Hi Chris,

> My first install of squid was with yast on SUSE. That came with a start,
> reload, and stop scripts. The Suse version didn't have everything enabled I
> needed, so I compiled what I needed, and lost the scripts. Webmin also has
> start, restart, and stop scripts. I haven't had time to track down either of
> the set of scripts, and right now I'm running squid with "squid -N -d1" so
> it's easy enough to ctrl-C to stop it, but we are still in the testing/setup
> stage for our installation of squid. Depending how lazy/busy things are, I'd
> either find and use the script to restart squid if there was a conf change,
> use webmin to reload it, or just kill squid and restart it.

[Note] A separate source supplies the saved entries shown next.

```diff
@@ -342,6 +346,7 @@
 #define CF_ASM_EPOCH_LIVE "57"
 #include "classfit_asm.hpp"
 static_assert(CF_EPOCH_AT == 58 && CF_OVL == 58, "classfit_asm.hpp: the overlay's size");
+static_assert(sizeof(CfEnt) * 8u == 256u && sizeof(CfEnt) * 8u * CF_SLOTS == 3072u + (CF_SLOTS - 12u) * 256u, "classfit_asm.hpp: a row of the board is 256 bytes, CF_ROW_END the board's size");
 static_assert(offsetof(CfFixed, ctrl) == 13728 + (CF_SLOTS - 12) * 256 && offsetof(CfFixed, cls) == 9472 + (CF_SLOTS - 12) * 256 && sizeof(CfFixed) == 15280 + (CF_SLOTS - 12) * 256 && sizeof(CfClass) == 56 && offsetof(CfClass, hTc) == 32 &&
                   offsetof(CfClass, hTm) == 40 && offsetof(CfEnt, pos) == 8 && offsetof(CfEnt, cid) == 12 && offsetof(CfEnt, fc) == 16 && offsetof(CfEnt, fa) == 24 && sizeof(CfEnt) == 32 &&
                   sizeof(CfLog) == 32 && offsetof(CfLog, ofc) == 8,
@@ -406,6 +411,7 @@
   unsigned long long tk_epoch = 0, tk_books = 0, tk_walk = 0, tk_phase1 = 0;
 #ifdef CF_PROF
   unsigned long long prof[8] = {0, 0, 0, 0, 0, 0, 0, 0}, bnd0 = 0ull;
+  unsigned long long leave_a = 0ull, leave_b = 0ull;
 #endif
   auto job_of = [&](unsigned s) -> CfJobU {
     CfJobU J;
@@ -523,15 +529,13 @@
       if (is_decider) {
 #if COOK_HAS_ASM_WALK
         cf_u32x16 ST = {0u, 0u, 0u, 0u, 0u, 0u, 0u, 0u, 0u, 0u, 0u, 0u, 0u, 0u, 0u, 0u};
-        cf_u32x8 JB = {jc, jm, jmeta, clw * 32u, lane, jeq0, jeq1, 0u};
+        const unsigned a_board = wave_uniform_u32(cook_lds_off(S.board)), a_log = wave_uniform_u32(cook_lds_off(S.log));
+        cf_u32x8 JB = {jc, jm, jmeta, a_board + clw * (unsigned)sizeof(CfEnt), lane, jeq0, jeq1, a_board};
         const unsigned long long rel0 = cook_ballot(!isov & ((my_kinds & 1u) != 0u)), ovm = cf_below(CF_OVL);
-        const cf_u32x8 MK = {wave_uniform_u32((unsigned)rel0), wave_uniform_u32((unsigned)(rel0 >> 32)), wave_uniform_u32((unsigned)ovm), wave_uniform_u32((unsigned)(ovm >> 32)),
-                             wave_uniform_u32(cook_lds_off(S.attr8)), 0u, 0u, 0u};
-        const unsigned a_board = wave_uniform_u32(cook_lds_off(S.board)), a_log = wave_uniform_u32(cook_lds_off(S.log));
         auto st_pack = [&] {
           const unsigned long long hc = (unsigned long long)__double_as_longlong(o.hTc), hm = (unsigned long long)__double_as_longlong(o.hTm);
           ST[0] = o.valid, ST[1] = o.id, ST[2] = (unsigned)hc, ST[3] = (unsigned)(hc >> 32), ST[4] = (unsigned)hm, ST[5] = (unsigned)(hm >> 32), ST[6] = o.cls, ST[7] = o.fc, ST[8] = o.fm,
-          ST[9] = nrm, ST[10] = rm1, ST[11] = rm2, ST[12] = (unsigned)res;
+          ST[9] = nrm, ST[10] = rm1, ST[11] = rm2, ST[12] = (unsigned)res, ST[13] = a_log + logn * (unsigned)sizeof(CfLog);
         };
         auto st_unpack = [&] {
           o.valid = ST[0], o.id = ST[1], o.hTc = __longlong_as_double((long long)((unsigned long long)ST[3] << 32 | ST[2])),
@@ -543,33 +547,26 @@
           todo = wave_uniform_u64(todo), cur_ord = wave_uniform_u32(cur_ord), logn = wave_uniform_u32(logn), matched = wave_uniform_u32(matched), gen = wave_uniform_u32(gen);
           minfc_all = wave_uniform_u32(minfc_all), minfm_all = wave_uniform_u32(minfm_all), b1m = wave_uniform_u64(b1m);
 #if COOK_HAS_ASM_WALK
-          {
+          if (todo != 0ull) {
             st_pack();
             CF_PROF_T(f0);
-            while (todo != 0ull) {
-              const unsigned fs = (unsigned)__ffsll(todo) - 1u;
 #define CF_U(x) wave_uniform_u32((unsigned)(x))
-              cf_u32x8 SC = {CF_U(matched), CF_U(minfc_all), CF_U(b1m), CF_U(b1m >> 32), CF_U(minfm_all), 1u, 0u, 0u};
-              const cf_u32x8 AR = {CF_U(fs), CF_U((base + fs) << 12 | (gen & 15u) << 8), CF_U(a_board + cf_slot(cur_ord) * 8u * (unsigned)sizeof(CfEnt)), CF_U(fs | cur_ord << 8),
-                                   CF_U(a_log + logn * (unsigned)sizeof(CfLog)), CF_U(cmin), CF_U(mmin), a_board};
+            cf_u32x8 SC = {CF_U(matched), CF_U(minfc_all), CF_U(b1m), CF_U(b1m >> 32), CF_U(minfm_all), 1u, CF_U(todo), CF_U(todo >> 32)};
+            cf_u32x8 AR = {0u, 0u, CF_U(cf_slot(cur_ord) * 8u * (unsigned)sizeof(CfEnt)), 0u, 0u, CF_U(cmin), CF_U(mmin), a_board};
+            cf_u32x8 MK = {CF_U(rel0), CF_U(rel0 >> 32), CF_U(ovm), CF_U(ovm >> 32), CF_U(cook_lds_off(S.attr8)), CF_U(cur_ord), 0u, CF_U(base << 12 | (gen & 15u) << 8)};
+            asm volatile(CF_ASM_DECIDER_RUN
+                         : "+{v[64:79]}"(ST), "+{s[36:43]}"(SC), "+{s[44:51]}"(AR), "+{s[52:59]}"(MK)
+                         : "{v[80:87]}"(JB)
+                         : "v88", "v89", "v90", "v91", "v92", "v93", "v94", "v95", "v96", "v97", "v98", "v99", "v100", "v101", "v102", "v103", "v104", "v105", "v106", "v107", "v108",
+                           "v109", "v110", "v111", "v112", "v113", "v114", "v115", "v116", "v117", "v118", "v119", "s60", "s61", "s62", "s63", "s64", "s65", "s66", "s67", "s68", "s69",
+                           "s70", "s71", "s72", "s73", "s74", "s75", "s76", "s77", "s78", "s79", "s80", "s81", "s82", "s83", "s84", "s85", "s86", "vcc", "scc", "memory");
+            matched = CF_U(SC[0]), minfc_all = CF_U(SC[1]), minfm_all = CF_U(SC[4]);
+            b1m = wave_uniform_u64((unsigned long long)SC[3] << 32 | SC[2]);
+            todo = wave_uniform_u64((unsigned long long)SC[7] << 32 | SC[6]);
+            logn = (CF_U(ST[13]) - a_log) / (unsigned)sizeof(CfLog);
+            CF_PROF_ADD(4, CF_U(MK[5]) - cur_ord);
+            cur_ord = CF_U(MK[5]);
 #undef CF_U
-              asm volatile(CF_ASM_DECIDER_STEP
-                           : "+{v[64:79]}"(ST), "+{s[36:43]}"(SC)
-                           : "{v[80:87]}"(JB), "{s[44:51]}"(AR), "{s[52:59]}"(MK)
-                           : "v88", "v89", "v90", "v91", "v92", "v93", "v94", "v95", "v96", "v97", "v98", "v99", "v100", "v101", "v102", "v103", "v104", "v105", "v106", "v107", "v108",
-                             "v109", "v110", "v111", "v112", "v113", "v114", "v115", "v116", "v117", "v118", "v119", "s60", "s61", "s62", "s63", "s64", "s65", "s66", "s67", "s68", "s69",
-                             "s70", "s71", "s72", "s73", "s74", "s75", "s76", "s77", "s78", "s79", "s80", "s81", "s82", "s83", "vcc", "scc", "memory");
-#ifdef CF_DELAY_D
-              __builtin_amdgcn_s_sleep(6);
-#endif
-              const unsigned status = wave_uniform_u32(SC[5]);
-              if (status == 1u) break;
-              matched = wave_uniform_u32(SC[0]), minfc_all = wave_uniform_u32(SC[1]), minfm_all = wave_uniform_u32(SC[4]);
-              b1m = wave_uniform_u64((unsigned long long)SC[3] << 32 | SC[2]);
-              logn += status >> 1;
-              todo &= todo - 1ull, ++cur_ord;
-              CF_PROF_ADD(4, 1);
-            }
             CF_PROF_T(f1);
             CF_PROF_ADD(5, f1 - f0);
             WAIT_LDS();
@@ -592,6 +589,9 @@
           const unsigned Jc = (unsigned)wave_read_lane((int)jc, (int)s), Jm = (unsigned)wave_read_lane((int)jm, (int)s), meta = (unsigned)wave_read_lane((int)jmeta, (int)s);
           const unsigned kind = meta & 255u;
           const unsigned want = (base + s) << 12 | (gen & 15u) << 8;
+#ifdef CF_PROF
+          unsigned why = kind != 0u ? 0u : ((meta >> 16) & 15u) ? 1u : ((meta >> 20) & 1u) ? 2u : 3u;
+#endif
           const CfEnt* e = &S.board[cf_slot(ord) * 8u + clw];
           const bool relevant = !isov && kind < 32u && ((my_kinds >> (kind & 31u)) & 1u);
           unsigned cpos, ccid, cfc, cfm;
@@ -638,11 +638,13 @@
           CF_PROF_ADD(1, p2 - p1);
           CF_PROF_ADD(3, 1);
           if (!(mx > 0.0f)) {
+            CF_PROF_LEAVE();
             todo &= todo - 1ull, ++cur_ord;
             continue;
           }
           unsigned l0 = (unsigned)__ffsll(eqm) - 1u;
           if ((nearm & (nearm - 1ull)) != 0ull || ambm != 0ull) {
+            CF_PROF_WHY(4u);
             const unsigned long long mxb = wave_max_u64((unsigned long long)__double_as_longlong(fa));
             const double f0 = __longlong_as_double((long long)mxb);
             l0 = (unsigned)__ffsll(__ballot(ok && (unsigned long long)__double_as_longlong(fa) == mxb)) - 1u;
@@ -651,6 +653,7 @@
             if (amb) {
               md = CFM_EXACT;
               if (lane == 0) S.misc[CFX_EX_LANE] = s, S.misc[CFX_FMAX_LO] = (unsigned)mxb, S.misc[CFX_FMAX_HI] = (unsigned)(mxb >> 32), st_wg(&S.ctrl[0], md);
+              CF_PROF_LEAVE();
               break;
             }
           }
@@ -715,8 +718,10 @@
           }
           md = wave_uniform_u32(md);
           if (md == CFM_EPOCH) {
+            CF_PROF_WHY(5u);
             if (lane == 0) S.misc[CFX_EX_LANE] = s, S.misc[CFX_LOGN] = logn, st_wg(&S.ctrl[0], md);
           }
+          CF_PROF_LEAVE();
           CF_PROF_T(p3);
           CF_PROF_ADD(2, p3 - p2);
         }
@@ -1199,7 +1204,10 @@
   if (is_books && lane == 0) ctl->stats[CFS_TICKS_PRECHECK] = (uint32_t)tk_books, ctl->stats[CFS_FLIPS] = st_flips, ctl->stats[CFS_HWID_BOOKS] = cook_hw_id();
 #ifdef CF_PROF
   if (lane == 0 && (is_decider || (is_class_wave && lw >= 1u && lw <= 2u && rep == 0u)))
-    for (int i = 0; i < 8; ++i) ctl->stats[24 + 8 * (is_decider ? 0u : lw) + i] = (uint32_t)(prof[i] >> 4);
+    for (int i = 0; i < 8; ++i)
+      if (is_decider || (i != 2 && i != 7 && !(lw == 2u && i == 6))) ctl->stats[24 + 8 * (is_decider ? 0u : lw) + i] = (uint32_t)(prof[i] >> 4);
+  if (lane == 0 && is_decider)
+    ctl->stats[34] = (uint32_t)leave_a, ctl->stats[39] = (uint32_t)(leave_a >> 32), ctl->stats[42] = (uint32_t)leave_b, ctl->stats[46] = (uint32_t)prof[4], ctl->stats[47] = (uint32_t)prof[3];
 #endif
 #undef n_cls
 #undef n_kind
```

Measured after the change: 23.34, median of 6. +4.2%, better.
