__global__ __launch_bounds__(kBlock) void k_first_nonzero(const double* __restrict__ X, int64_t ldx, int64_t n, int es,
                                                          double* __restrict__ out) {
  __shared__ long long best[kBlock];
  const double* x = X + (int64_t)blockIdx.x * ldx;
  long long found = n;
  for (int64_t c0 = 0; c0 < n && found == n; c0 += kBlock * 16) {
    long long mine = n;
    for (int j = 0; j < 16; ++j) {
      const int64_t i = c0 + j * kBlock + threadIdx.x;
      if (i < n && i < mine) {
        const bool nz = es == 1 ? fabs(x[i]) > 0.0 : (fabs(x[2 * i]) > 0.0 || fabs(x[2 * i + 1]) > 0.0);
        if (nz) mine = i;
      }
    }
    best[threadIdx.x] = mine;
    __syncthreads();
    for (int s = kBlock / 2; s > 0; s >>= 1) {
      if (threadIdx.x < s && best[threadIdx.x + s] < best[threadIdx.x]) best[threadIdx.x] = best[threadIdx.x + s];
      __syncthreads();
    }
    found = best[0];
    __syncthreads();
  }
  if (threadIdx.x == 0) {
    out[3 * blockIdx.x] = (double)found;
    out[3 * blockIdx.x + 1] = found < n ? x[found * es] : 0.0;
    out[3 * blockIdx.x + 2] = (found < n && es == 2) ? x[found * es + 1] : 0.0;
  }
}

__global__ __launch_bounds__(kBlock) void k_scale_columns(double* __restrict__ X, int64_t ldx, int64_t n, int es,
                                                          const double* __restrict__ factors) {
  double* x = X + (int64_t)blockIdx.y * ldx;
  const double fr = factors[2 * blockIdx.y], fi = factors[2 * blockIdx.y + 1];
  for (int64_t i = (int64_t)blockIdx.x * kBlock + threadIdx.x; i < n; i += (int64_t)gridDim.x * kBlock) {
    if (es == 1) {
      x[i] *= fr;
    } else {
      const double a = x[2 * i], b = x[2 * i + 1];
      x[2 * i] = a * fr - b * fi;
      x[2 * i + 1] = a * fi + b * fr;
    }
  }
}

__global__ __launch_bounds__(kBlock) void k_ritz_combine(const double* __restrict__ X, int64_t ldx, int nc, int64_t n,
                                                         int es, double* __restrict__ out, int64_t ldo,
                                                         double* __restrict__ partials, int pstride) {
  __shared__ double lds4[4];
  for (int e = 0; e < nc; ++e) {
    const double* xa = X + (int64_t)(2 * e) * ldx;
    const double* xb = xa + ldx;
    double2* o = reinterpret_cast<double2*>(out) + (int64_t)e * ldo;
    double nrm = 0.0;
    for (int64_t i = (int64_t)blockIdx.x * kBlock + threadIdx.x; i < n; i += (int64_t)gridDim.x * kBlock) {
      double2 z;
      if (es == 1)
        z = make_double2(xa[i], xb[i]);
      else
        z = make_double2(xa[2 * i] - xb[2 * i + 1], xa[2 * i + 1] + xb[2 * i]);
      o[i] = z;
      nrm = fma(z.x, z.x, fma(z.y, z.y, nrm));
    }
    nrm = block_sum(nrm, lds4);
    if (threadIdx.x == 0) partials[(int64_t)e * pstride + blockIdx.x] = nrm;
  }
}

int g_num_cu = 256;

}

int grid_for_tiles(int64_t ntiles, int blocks_per_cu) {
  int64_t cap = (int64_t)g_num_cu * blocks_per_cu;
  int64_t g = ntiles < cap ? ntiles : cap;
  return g < 1 ? 1 : (int)g;
}

void set_num_cu(int n) { g_num_cu = n > 0 ? n : 256; }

in SUSE there's only one script: /etc/init.d/squid . This script accepts 
parameters like start|stop|status . If you compile your own squid and put the 
binary in another directory than the default install from SUSE, you just have 
to adapt one variable at the beginning of the script:

SQUID_BIN=/usr/sbin/squid

(this is the SUSE default value). Maybe you have to set the variable for the 
config file, too.

Using the script, you can easily define the runlevels in which squid should 
start automatically using insserv (or chkconfig). Of course you can use GUIs 
for this, too (Webmin, YaST).

Regards,

Peter

-- 
Peter Albrecht, SUSE LINUX AG, [EMAIL PROTECTED]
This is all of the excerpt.